Следующая ступень в указанном процессе приводит нас к аргументу целесообразности. Всем вам известно, в чем заключается этот аргумент: все в мире устроено таким образом, чтобы мы могли в нем жить; а если бы мир был устроен хоть немного иначе, то мы не смогли бы в нем жить. Именно в этом состоит аргумент целесообразности. Порой он принимает довольно курьезные формы; например, можно услышать, что кролики потому имеют белые хвосты, чтобы в них легче было целиться. Не знаю уж, как оценили бы этот аргумент сами кролики. Аргумент целесообразности является удобной мишенью для насмешек. Всем вам известна острота Вольтера, что, по-видимому, нос был предназначен для того, чтобы на нем могли держаться очки.
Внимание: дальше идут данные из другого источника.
# swyoon/Diffusion-by-MaxEntIRL

Hardware: AMD Instinct MI355X
Metric: images/sec (CIFAR-10 DDPM T=10 generation) (higher is better)
Workload: dtype bf16; 1 GPU; CIFAR-10 DDPM U-Net (35.7M params) VARSampler T=10 generation, 256 images/GPU/step, 3x32x32 (BASELINE configs[1]); noise drawn inside the step; global_batch=256, T=10, parallelism=dp1 (independent trajectories, no collective)

## Files before the change

diffusion-by-maxentirl_amd/dxmi_hip/_lib.py:

```python
import ctypes
import os

_HERE = os.path.dirname(os.path.abspath(__file__))
LIB_PATH = os.environ.get("DXMI_LIB") or os.path.join(_HERE, "libdxmi_hip.so")

c_void_p, c_int, c_float, c_int64 = ctypes.c_void_p, ctypes.c_int32, ctypes.c_float, ctypes.c_int64


class ConvDesc(ctypes.Structure):

    _fields_ = [
        ("in0", c_void_p), ("in1", c_void_p), ("wpacked", c_void_p), ("bias", c_void_p),
        ("addvec", c_void_p), ("residual", c_void_p), ("out", c_void_p),
        ("N", c_int), ("IH", c_int), ("IW", c_int), ("C0", c_int), ("C1", c_int),
        ("OH", c_int), ("OW", c_int), ("Cout", c_int),
        ("ksize", c_int), ("stride", c_int), ("pad", c_int), ("upsample", c_int), ("act", c_int),
        ("addvec_ld", c_int), ("in_mode", c_int), ("out_mode", c_int), ("variant", c_int),
        ("mask_src", c_void_p), ("mask_slope", c_float), ("gn_stats", c_void_p),
        ("gn_out", c_void_p), ("gn_gamma", c_void_p), ("gn_beta", c_void_p), ("gn_eps", c_float), ("gn_groups", c_int), ("gn_flags", c_int),
    ]


class PackItem(ctypes.Structure):

    _fields_ = [("w", c_void_p), ("dst", c_void_p), ("Cout", c_int), ("Cin", c_int), ("ksize", c_int), ("transpose_flip", c_int),
                ("k27", c_int)]


SIGNATURES = {
    "dxmi_last_error": (ctypes.c_char_p, []),
    "dxmi_version": (c_int, []),
    "dxmi_device_check": (c_int, []),
    "dxmi_set_tuning": (c_int, [ctypes.c_char_p, c_int]),
    "dxmi_get_tuning": (c_int, [ctypes.c_char_p, ctypes.POINTER(c_int)]),
    "dxmi_conv2d_fwd": (c_int, [ctypes.POINTER(ConvDesc), c_void_p]),
    "dxmi_conv2d_kernel_id": (c_int, [ctypes.POINTER(ConvDesc)]),
    "dxmi_conv2d_gn_stats_partials": (c_int, [ctypes.POINTER(ConvDesc)]),
    "dxmi_conv2d_gn_fuse_supported": (c_int, [ctypes.POINTER(ConvDesc)]),
    "dxmi_conv_ws_last_clock": (c_int, [ctypes.POINTER(ctypes.c_uint64)]),
    "dxmi_gn_block_stats_partials": (c_int, [c_int]),
    "dxmi_gn_block_stats": (c_int, [c_void_p, c_void_p, c_int, c_int, c_int, c_void_p]),
    "dxmi_gn_stats_fold": (c_int, [c_void_p, c_void_p, c_int, c_int, c_int, c_int, c_void_p]),
    "dxmi_groupnorm_apply": (c_int, [c_void_p, c_int, c_void_p, c_int, c_void_p, c_int, c_void_p, c_int, c_void_p, c_void_p, c_void_p, c_int,
                                     c_void_p, c_int, c_int, c_int, c_float, c_int, c_void_p]),
    "dxmi_groupnorm_apply_split": (c_int, [c_void_p, c_int, c_void_p, c_int, c_void_p, c_int, c_void_p, c_int, c_void_p, c_void_p, c_void_p, c_int,
                                           c_void_p, c_void_p, c_int, c_int, c_int, c_float, c_int, c_void_p]),
    "dxmi_groupnorm_silu_shortcut_supported": (c_int, [ctypes.POINTER(ConvDesc), c_int]),
    "dxmi_groupnorm_silu_shortcut": (c_int, [ctypes.POINTER(ConvDesc), c_void_p, c_int, c_void_p, c_int, c_void_p, c_void_p, c_int, c_float,
                                             c_int, c_void_p, c_void_p, c_void_p]),
    "dxmi_gn_blockstats_to_generic": (c_int, [c_void_p, c_int, c_int, c_void_p, c_int, c_int, c_void_p, c_int, c_int, c_int, c_void_p]),
    "dxmi_attention_fwd_lse_supported": (c_int, [c_int, c_int, c_int]),
    "dxmi_attention_fwd_lse": (c_int, [c_void_p, c_void_p, c_void_p, c_int, c_int, c_int, c_int, c_float, c_void_p]),
    "dxmi_attention_bwd_lse": (c_int, [c_void_p, c_void_p, c_void_p, c_void_p, c_void_p, c_void_p, c_int, c_int, c_int, c_int, c_float, c_void_p]),
    "dxmi_gn_ss_grads": (c_int, [c_void_p, c_void_p, c_int, c_void_p, c_void_p, c_void_p, c_void_p, c_void_p, c_int, c_int, c_void_p]),
    "dxmi_fid_stats_workspace_bytes": (c_int64, [c_int64, c_int]),
    "dxmi_fid_stats": (c_int, [c_void_p, c_int64, c_int, c_void_p, c_void_p, c_void_p, c_void_p]),
    "dxmi_knn_radii_workspace_bytes": (c_int64, [c_int64, c_int, c_int, c_int]),
    "dxmi_knn_radii": (c_int, [c_void_p, c_int64, c_int, c_int, c_int, c_void_p, c_void_p, c_void_p]),
    "dxmi_pr_membership_workspace_bytes": (c_int64, [c_int64, c_int64]),
    "dxmi_pr_membership": (c_int, [c_void_p, c_int64, c_void_p, c_void_p, c_int64, c_void_p, c_int, c_void_p, c_void_p, c_void_p, c_void_p]),
    "dxmi_inception_score_workspace_bytes": (c_int64, [c_int64, c_int, c_int]),
    "dxmi_inception_score": (c_int, [c_void_p, c_int64, c_int, c_void_p, c_int, c_int, c_void_p, c_void_p, c_void_p]),
    "dxmi_packed_conv_weight_bytes": (c_int64, [c_int, c_int, c_int, c_int]),
    "dxmi_pack_conv_weights": (c_int, [ctypes.POINTER(PackItem), c_int, c_void_p]),
    "dxmi_pack_conv_weight": (c_int, [c_void_p, c_void_p, c_int, c_int, c_int, c_int, c_int, c_void_p]),
    "dxmi_conv2d_wgrad_workspace_bytes": (c_int64, [c_int] * 6),
    "dxmi_conv2d_wgrad_plan": (c_int, [c_int] * 12 + [c_void_p]),
    "dxmi_conv2d_wgrad": (c_int, [c_void_p, c_int, c_void_p, c_int, c_void_p, c_void_p, c_void_p] + [c_int] * 11 + [c_void_p]),
    "dxmi_conv2d_wgrad_bias": (c_int, [c_void_p, c_int, c_void_p, c_int, c_void_p, c_void_p, c_void_p, c_void_p] + [c_int] * 11 + [c_void_p]),
    "dxmi_groupnorm_silu_bwd": (c_int, [c_void_p, c_int, c_void_p, c_int] + [c_void_p] * 9 + [c_int, c_int, c_int, c_float, c_int, c_void_p]),
    "dxmi_bgemm_bf16": (c_int, [c_void_p, c_void_p, c_void_p, c_int, c_int, c_int, c_int64, c_int64, c_int, c_int, c_int64, c_int64, c_int, c_int, c_int64, c_int64, c_int, c_int, c_float, c_int, c_int, c_void_p]),
    "dxmi_softmax_bwd": (c_int, [c_void_p, c_void_p, c_void_p, c_void_p, c_int64, c_int, c_void_p]),
    "dxmi_attention_bwd_supported": (c_int, [c_int, c_int, c_int]),
    "dxmi_attention_bwd_workspace_bytes": (c_int64, [c_int, c_int, c_int]),
    "dxmi_attention_bwd": (c_int, [c_void_p, c_void_p, c_void_p, c_void_p, c_void_p, c_int, c_int, c_int, c_int, c_float, c_void_p]),
    "dxmi_colsum_bf16": (c_int, [c_void_p, c_void_p, c_void_p, c_int64, c_int, c_int, c_void_p]),
    "dxmi_colsum_blocks_bf16": (c_int, [c_void_p, c_void_p, c_int64, c_int, c_int, c_void_p]),
    "dxmi_colsum_f32": (c_int, [c_void_p, c_void_p, c_int, c_int, c_int, c_void_p]),
    "dxmi_pool_act_bwd": (c_int, [c_void_p, c_void_p, c_void_p, c_int, c_int, c_int, c_int, c_int, c_float, c_void_p]),
    "dxmi_value_head_bwd": (c_int, [c_void_p, c_void_p, c_void_p, c_void_p, c_void_p, c_int, c_int, c_int, c_void_p]),
    "dxmi_groupnorm_silu_fwd": (c_int, [c_void_p, c_int, c_void_p, c_int, c_void_p, c_void_p, c_void_p,
                                        c_int, c_int, c_int, c_float, c_int, c_void_p]),
    "dxmi_attention_fwd": (c_int, [c_void_p, c_void_p, c_int, c_int, c_int, c_int, c_float, c_void_p]),
    "dxmi_attention_proj_supported": (c_int, [c_int, c_int, c_int]),
    "dxmi_pack_attn_proj_weight": (c_int, [c_void_p, c_void_p, c_void_p]),
    "dxmi_attention_proj_fwd": (c_int, [c_void_p, c_void_p, c_void_p, c_void_p, c_void_p, c_void_p, c_int, c_int, c_int, c_int, c_float, c_void_p]),
    "dxmi_attn_block_supported": (c_int, [c_int, c_int, c_int, c_int]),
    "dxmi_attn_block_packed_bytes": (c_int64, []),
    "dxmi_attn_block_pack": (c_int, [c_void_p] * 7 + [c_float, c_void_p, c_void_p]),
    "dxmi_attn_block_fwd": (c_int, [c_void_p, c_void_p, c_int, c_void_p, c_void_p, c_float, c_void_p, c_void_p, c_void_p, c_int, c_int, c_int, c_void_p]),
    "dxmi_timestep_embedding": (c_int, [c_void_p, c_void_p, c_int, c_int, c_int, c_float, c_void_p]),
    "dxmi_linear_fwd": (c_int, [c_void_p, c_void_p, c_void_p, c_void_p, c_int, c_int, c_int, c_int, c_int, c_void_p]),
    "dxmi_linear_splitk_slices": (c_int, [c_int, c_int, c_int]),
    "dxmi_linear_splitk": (c_int, [c_void_p, c_void_p, c_void_p, c_int, c_int, c_int, c_int, c_void_p]),
    "dxmi_var_step_fwd": (c_int, [c_void_p] * 10 + [c_int, c_int, c_int, c_void_p]),
    "dxmi_var_step_bwd": (c_int, [c_void_p] * 9 + [c_int, c_int, c_void_p]),
    "dxmi_edm_step_bwd": (c_int, [c_void_p] * 7 + [c_int, c_int, c_float, c_void_p]),
    "dxmi_var_gather_sched": (c_int, [c_void_p] * 9 + [c_int, c_int, c_void_p]),
    "dxmi_pool_act": (c_int, [c_void_p, c_void_p, c_int, c_int, c_int, c_int, c_int, c_int, c_void_p]),
    "dxmi_value_head": (c_int, [c_void_p, c_void_p, c_void_p, c_void_p, c_void_p, c_void_p, c_int, c_int, c_int, c_void_p]),
    "dxmi_groupnorm_silu_supported": (c_int, [c_int, c_int, c_int, c_int]),
    "dxmi_groupnorm_silu_bwd_supported": (c_int, [c_int, c_int, c_int, c_int]),
# ... 85 lines not shown
```

diffusion-by-maxentirl_amd/dxmi_hip/ops.py:

```python
import ctypes
import os

import torch

from . import _lib
from . import graph as _graph
from ._lib import ConvDesc, check, load

ACT_NONE, ACT_LEAKY02, ACT_RELU, ACT_SILU = 0, 1, 2, 3
IN_NHWC_BF16, IN_NCHW_F32_K27 = 0, 1
OUT_NHWC_BF16, OUT_NCHW_F32 = 0, 1


_RAW_STREAM = getattr(torch._C, "_cuda_getCurrentRawStream", None)
_GET_DEVICE = getattr(torch._C, "_cuda_getDevice", None)


def _stream():
    if _RAW_STREAM is not None and _GET_DEVICE is not None:
        return ctypes.c_void_p(_RAW_STREAM(_GET_DEVICE()))
    return ctypes.c_void_p(torch.cuda.current_stream().cuda_stream)


def _tree_fingerprint(module):
# ... 604 lines not shown
    while st.P > MAX_APPLY_PARTIALS:
        N, P, C2, _ = st.buf.shape
        PG = (P + group - 1) // group
        out = torch.empty((N, PG, C2, 2), dtype=torch.float32, device=st.buf.device)
        _prof("groupnorm", "fold", 0.0, 4.0 * (st.buf.numel() + out.numel()), lambda: check(
            load().dxmi_gn_stats_fold(_ptr(st.buf), _ptr(out), N, P, C2 * 2, group, _stream()), "dxmi_gn_stats_fold"))
        st = BlockStats(out, PG)
    return st


def block_stats(x):
    _need_cuda(x)
    N, H, W, C = x.shape
    assert x.dtype == torch.bfloat16 and x.is_contiguous()
    lib = load()
    P = int(lib.dxmi_gn_block_stats_partials(H * W))
    st = BlockStats(torch.empty((N, P, C // 2, 2), dtype=torch.float32, device=x.device), P)
    _prof("groupnorm", "block_stats", 0.0, 2.0 * x.numel(), lambda: check(
        lib.dxmi_gn_block_stats(_ptr(x), _ptr(st.buf), N, H * W, C, _stream()), "dxmi_gn_block_stats"))
    return fold_stats(st) if P > MAX_APPLY_PARTIALS else st


GN_APPLY_SPLIT = os.environ.get("DXMI_GN_APPLY_SPLIT", "0") == "1"


def groupnorm_apply(x, st, gamma, beta, *, in1=None, st1=None, groups=32, eps=1e-6, silu=True, out=None, scale_shift=None):
    _need_cuda(x, in1, gamma, beta, out, st.buf, st1.buf if st1 is not None else None, scale_shift)
    N, H, W, C0 = x.shape
    C1 = in1.shape[3] if in1 is not None else 0
    C = C0 + C1
    assert x.dtype == torch.bfloat16 and x.is_contiguous() and (in1 is None or (in1.is_contiguous() and st1 is not None))
    assert gamma.dtype == torch.float32 and beta.dtype == torch.float32 and gamma.numel() == C
    assert tuple(st.buf.shape) == (N, st.P, C0 // 2, 2) and (st1 is None or tuple(st1.buf.shape) == (N, st1.P, C1 // 2, 2))
    ss_ld = 0
    if scale_shift is not None:
        assert scale_shift.dtype == torch.float32 and scale_shift.stride(-1) == 1 and scale_shift.shape[1] == 2 * C
        ss_ld = scale_shift.stride(0)
    if out is None:
        out = torch.empty((N, H, W, C), dtype=torch.bfloat16, device=x.device)
    if GN_APPLY_SPLIT:
        ab = torch.empty((N, C, 2), dtype=torch.float32, device=x.device)
        _prof("groupnorm", "apply", 0.0, 4.0 * N * H * W * C, lambda: check(
            load().dxmi_groupnorm_apply_split(_ptr(x), C0, _ptr(st.buf), st.P, _ptr(in1), C1, _ptr(st1.buf) if st1 is not None else None,
                                              st1.P if st1 is not None else 0, _ptr(gamma), _ptr(beta), _ptr(scale_shift), ss_ld, _ptr(out),
                                              _ptr(ab), N, H * W, groups, float(eps), int(silu), _stream()), "dxmi_groupnorm_apply_split"))
        return out
    _prof("groupnorm", "apply", 0.0, 4.0 * N * H * W * C, lambda: check(
        load().dxmi_groupnorm_apply(_ptr(x), C0, _ptr(st.buf), st.P, _ptr(in1), C1, _ptr(st1.buf) if st1 is not None else None,
                                    st1.P if st1 is not None else 0, _ptr(gamma), _ptr(beta), _ptr(scale_shift), ss_ld, _ptr(out),
                                    N, H * W, groups, float(eps), int(silu), _stream()), "dxmi_groupnorm_apply"))
    return out


def groupnorm_silu(x, gamma, beta, *, in1=None, groups=32, eps=1e-6, silu=True, out=None, scale_shift=None, stats=None, saved=None):
    _need_cuda(x, in1, gamma, beta, out, scale_shift)
    N, H, W, C0 = x.shape
    C1 = in1.shape[3] if in1 is not None else 0
    if stats is not None and stats[0] is not None and (in1 is None or stats[1] is not None) \
            and ((C0 + C1) // groups) % 2 == 0 and C0 % 8 == 0 and C1 % 8 == 0:
        if saved is not None:
            saved.append(gn_blockstats_to_generic(stats[0], stats[1] if in1 is not None else None, N, H * W, C0, C1, groups))
        return groupnorm_apply(x, stats[0], gamma, beta, in1=in1, st1=stats[1] if in1 is not None else None, groups=groups,
                               eps=eps, silu=silu, out=out, scale_shift=scale_shift)
    if scale_shift is not None or not load().dxmi_groupnorm_silu_supported(C0, C1, H * W, groups):
        return groupnorm_generic(x, gamma, beta, in1=in1, groups=groups, eps=eps, silu=silu, out=out, scale_shift=scale_shift, saved=saved)
    assert x.dtype == torch.bfloat16 and x.is_contiguous()
    assert gamma.dtype == torch.float32 and beta.dtype == torch.float32 and gamma.numel() == C0 + C1
    if out is None:
        out = torch.empty((N, H, W, C0 + C1), dtype=torch.bfloat16, device=x.device)
    _prof("groupnorm", "resident", 0.0, 4.0 * N * H * W * (C0 + C1), lambda: check(
        load().dxmi_groupnorm_silu_fwd(_ptr(x), C0, _ptr(in1), C1, _ptr(gamma), _ptr(beta), _ptr(out), N, H * W,
                                       groups, float(eps), int(silu), _stream()), "dxmi_groupnorm_silu_fwd"))
    return out
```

Правда, позднее выяснилось, что подобные насмешки не так уж метки, как это могло казаться в XVIII столетии, ибо со времени Дарвина мы стали гораздо лучше понимать, почему живые существа приспособлены к окружающей их среде. Дело вовсе не в том, что среда была создана таким образом, чтобы соответствовать живым существам; наоборот, сами живые существа изменились так, чтобы соответствовать окружающей их среде, и именно это является основой приспособления. Никакой целесообразности это не доказывает.
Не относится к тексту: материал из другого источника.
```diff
@@ -1416,6 +1423,7 @@
         walk(h1, x.y, g0 + 64u);
         walk(h2, x.z, g0 + 128u);
         walk(h3, x.w, g0 + 192u);
+        top = okey_inv<IsMax>(topk);
     };
 
     auto fill_first_k = [&](const f4 x, uint32_t n, uint32_t lbase) -> uint32_t {
@@ -1447,20 +1455,20 @@
         }
         if (j0 < m) {
             sk[r0] = k0v;
-            sg[r0] = fg[j0];
+            if (PAY) sg[r0] = fg[j0];
         }
         if (j1 < m) {
             sk[r1] = k1v;
-            sg[r1] = fg[j1];
+            if (PAY) sg[r1] = fg[j1];
         }
         wave_sync();
         if ((uint32_t)e0 < m) {
             sr.k0 = sk[e0];
-            sr.g0 = sg[e0];
+            if (PAY) sr.g0 = sg[e0];
         }
         if (TWO && (uint32_t)e1 < m) {
             sr.k1 = sk[e1];
-            sr.g1 = sg[e1];
+            if (PAY) sr.g1 = sg[e1];
         }
         logn = m;
         if ((uint32_t)lane < (m & 63u)) {
@@ -1468,7 +1476,10 @@
             log_g = fg[(m & ~63u) + lane];
         }
         st_nheap += m;
+        ck_min = 0u;
+#if AUNCEL_SEL_BATCH
         ins_min = 0;
+#endif
         topk = worst_key();
         top = okey_inv<IsMax>(topk);
         wave_sync();
@@ -1483,7 +1494,10 @@
         consumed = p + 1;
         if (p >= win0 + 64) load_window(p);
         const int key = rl_i(m_key, (int)(p - win0));
+        ck_min = 0xffffffffu;
+#if AUNCEL_SEL_BATCH
         ins_min = 128;
+#endif
         const uint32_t nheap0 = st_nheap;
         if (key >= 0) {
             if ((uint32_t)key >= nlist) {
@@ -1629,7 +1643,13 @@
             srt_from_regs();
             wave_sync();
             srt_changed = true;
-            if (ins_min < (int)query_k) top_changed = true;
+#if AUNCEL_SEL_BATCH
+            if (ins_min < (int)query_k) ck_min = 0u;
+#endif
+            if (ck_min < kq) {
+                top_changed = true;
+                kq = sr_key<TWO>(sr, (int)query_k - 1);
+            }
         }
         if (a.max_codes && nscan >= a.max_codes) {
             finished = true;
@@ -1659,7 +1679,7 @@
                 }
                 if (!IsMax && srt_changed) {
                     for (int i = lane; i < k; i += 64) (void)arcos_lut(lut, srt[i], &err);
-                    err = wave_err(err);
+                    err = wave_err_uni(err);
                     if (err) {
                         finished = true;
                         break;
@@ -1670,9 +1690,10 @@
                     dbg_evals++;
                     kept_pre = query_k <= CURNUM_PAR_MAXK ? cur_num_par<IsMax>(tr, lut, srt, dwin, terms, query_k, lane, &err)
                                                           : cur_num_lds<IsMax>(tr, lut, srt, dwin, query_k, lane, &err);
+                    kept_pre = (uint32_t)__builtin_amdgcn_readfirstlane((int)kept_pre);
                     have_pre = true;
                     top_changed = false;
-                    err = wave_err(err);
+                    err = wave_err_uni(err);
                     if (err) finished = true;
                     kept_recall = (float)kept_pre / (float)query_k;
                 }
@@ -1712,7 +1733,7 @@
             if (a.dbg) dbg_rule += __builtin_readcyclecounter() - dbg_r0;
         }
     }
-    err = wave_err(err);
+    err = wave_err_uni(err);
 
     if (lane == 0) {
         a.stage[qi] = ik0 + consumed;
@@ -1750,10 +1771,77 @@
     }
     if (!AUNCEL_SEL_BATCH && (uint32_t)lane < (logn & 63u)) qlog[(logn & ~63u) + lane] = make_uint2(log_v, log_g);
     const bool in0 = e0 < k, in1 = TWO && e1 < k;
+    if (!PAY) {
+        uint32_t *fk = fill, *fp = fill + 128, *fc = fill + 256, *ft = fill + 384;
+        wave_sync();
+        fk[e0] = in0 ? sr.k0 : 0xffffffffu;
+        fp[e0] = SPOS_NONE;
+        fc[e0] = 0u;
+        if (TWO) {
+            fk[e1] = in1 ? sr.k1 : 0xffffffffu;
+            fp[e1] = SPOS_NONE;
+            fc[e1] = 0u;
+        } else {
+            fk[64 + lane] = 0xffffffffu;
+            fp[64 + lane] = SPOS_NONE;
+            fc[64 + lane] = 0u;
+        }
+        wave_sync();
+        auto place = [&](uint32_t key, uint32_t g, bool valid) {
+            if (__ballot(valid && key <= topk) == 0) return;
+            uint32_t s = 0;
+#pragma unroll
+            for (uint32_t step = 64; step; step >>= 1) s += fk[s + step - 1] < key ? step : 0u;
+            const bool hit = valid && fk[s] == key;
+            const bool run = hit && s < 127u && fk[s + 1] == key;
+            if (hit) ft[s] = (uint32_t)lane;
+            wave_sync();
+            const bool clash = hit && ft[s] != (uint32_t)lane;
+            unsigned long long todo = __ballot(hit);
+            if (__ballot(run || clash) == 0) {
+                if (hit && fc[s] == 0u) {
+                    fp[s] = g;
+                    fc[s] = 1u;
+                }
+                todo = 0;
+            }
+            while (todo) {
+                const int l = __builtin_ctzll(todo);
+                todo &= todo - 1;
+                const uint32_t s1 = rl_u(s, l), x1 = rl_u(key, l), g1 = rl_u(g, l);
+                wave_sync();
+                const uint32_t at = s1 + (uint32_t)__builtin_amdgcn_readfirstlane((int)fc[s1]);
+                wave_sync();
+                if (lane == 0 && at < 128u && fk[at] == x1) {
+                    fp[at] = g1;
+                    fc[s1] = at - s1 + 1u;
+                }
+            }
+            wave_sync();
+        };
+        for (int i = lane; i < (TWO ? 128 : 64); i += 64) {
+            const bool in = i < k;
+            const uint32_t ck = in ? okey<IsMax>(a.heap_val[(size_t)qi * k + i]) : SKEY_SENT;
+            const uint32_t g = in ? (uint32_t)a.heap_ref[(size_t)qi * k + i] : SPOS_NONE;
+            place(ck, g, ck != SKEY_SENT);
+        }
+        for (uint32_t b = logn_in & ~63u; b < logn; b += 64u) {
+            const uint32_t i = b + (uint32_t)lane;
+            uint32_t v = log_v, g = log_g;
+            if (b != (logn & ~63u)) {
+                const uint2 e = qlog[i];
+                v = e.x;
+                g = e.y;
+            }
+            place(okey<IsMax>(__uint_as_float(v)), g, i >= logn_in && i < logn);
+        }
+        sr.g0 = fp[e0];
+        if (TWO) sr.g1 = fp[e1];
+    }
     if (finished || a.finalize_all || err) {
         const uint32_t p0 = wave_shr1(TWO ? sr.k1 : sr.k0, 0xfffffffeu), p1 = sr.k0;
         const bool dup = (in0 && lane >= 1 && sr.k0 == p0 && sr.k0 != SKEY_SENT) || (in1 && sr.k1 == p1 && sr.k1 != SKEY_SENT);
-        const bool tainted = __ballot(dup) != 0 || worst_key() == amb;
+        const bool tainted = __ballot(dup) != 0 || (topk == amb && topk != SKEY_SENT);
         if (tainted && !err) {
             if (lane == 0) {
                 a.tie_flag[qi] = 1;
@@ -1763,7 +1851,7 @@
             auto put = [&](int i, uint32_t key, uint32_t g) {
                 const bool empty = key == SKEY_SENT && g == SPOS_NONE;
                 int64_t id = -1;
-                if (!empty) id = a.identity_ids ? (int64_t)g : a.store_pairs ? pair_of_gpos(a.list_off, nlist, g) : a.ids[g];
+                if (!empty && (PAY || g != SPOS_NONE)) id = a.identity_ids ? (int64_t)g : a.store_pairs ? pair_of_gpos(a.list_off, nlist, g) : a.ids[g];
                 a.D[(size_t)qi * k + i] = empty ? hneutral<IsMax>() : okey_inv<IsMax>(key);
                 a.I[(size_t)qi * k + i] = id;
             };
```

Когда начинаешь вдумываться в аргумент целесообразности, то просто диву даешься, как люди могут поверить, будто наш мир, со всеми вещами, в нем находящимися, со всеми его изъянами, является самым лучшим, что только смогло создать всемогущество и всеведение на протяжении миллионов лет. Я действительно не могу поверить этому. Неужели вы думаете, что если бы вас наделили всемогуществом и всеведением да еще дали бы в придачу миллионы лет, чтобы совершенствовать созданный вами мир, то вы не смогли бы создать ничего лучшего, чем ку-клукс-клан, фашисты или м-р Уинстон Черчилль? Право, на меня не производят большого впечатления те люди, которые заявляют: "Взгляните на меня: я такое великолепное творение, что во Вселенной непременно должна существовать целесообразность". На меня великолепие этих людей не производит особенно большого впечатления. Вот почему я полагаю, что в действительности аргумент целесообразности является весьма и весьма убогим аргументом. К тому же если вы принимаете обычные законы науки, то вы должны допустить, что в конце концов человеческая жизнь и вообще жизнь на нашей планете прекратится: земная жизнь - всего лишь вспышка; она - ступень в процессе упадка Солнечной системы; на определенной ступени упадка образуются такие температурные и иные условия, которые благоприятны для протоплазмы, и на короткое время в Солнечной системе возникает жизнь. Луна являет вам то состояние, к которому движется Земля, - нечто мертвое, холодное и безжизненное.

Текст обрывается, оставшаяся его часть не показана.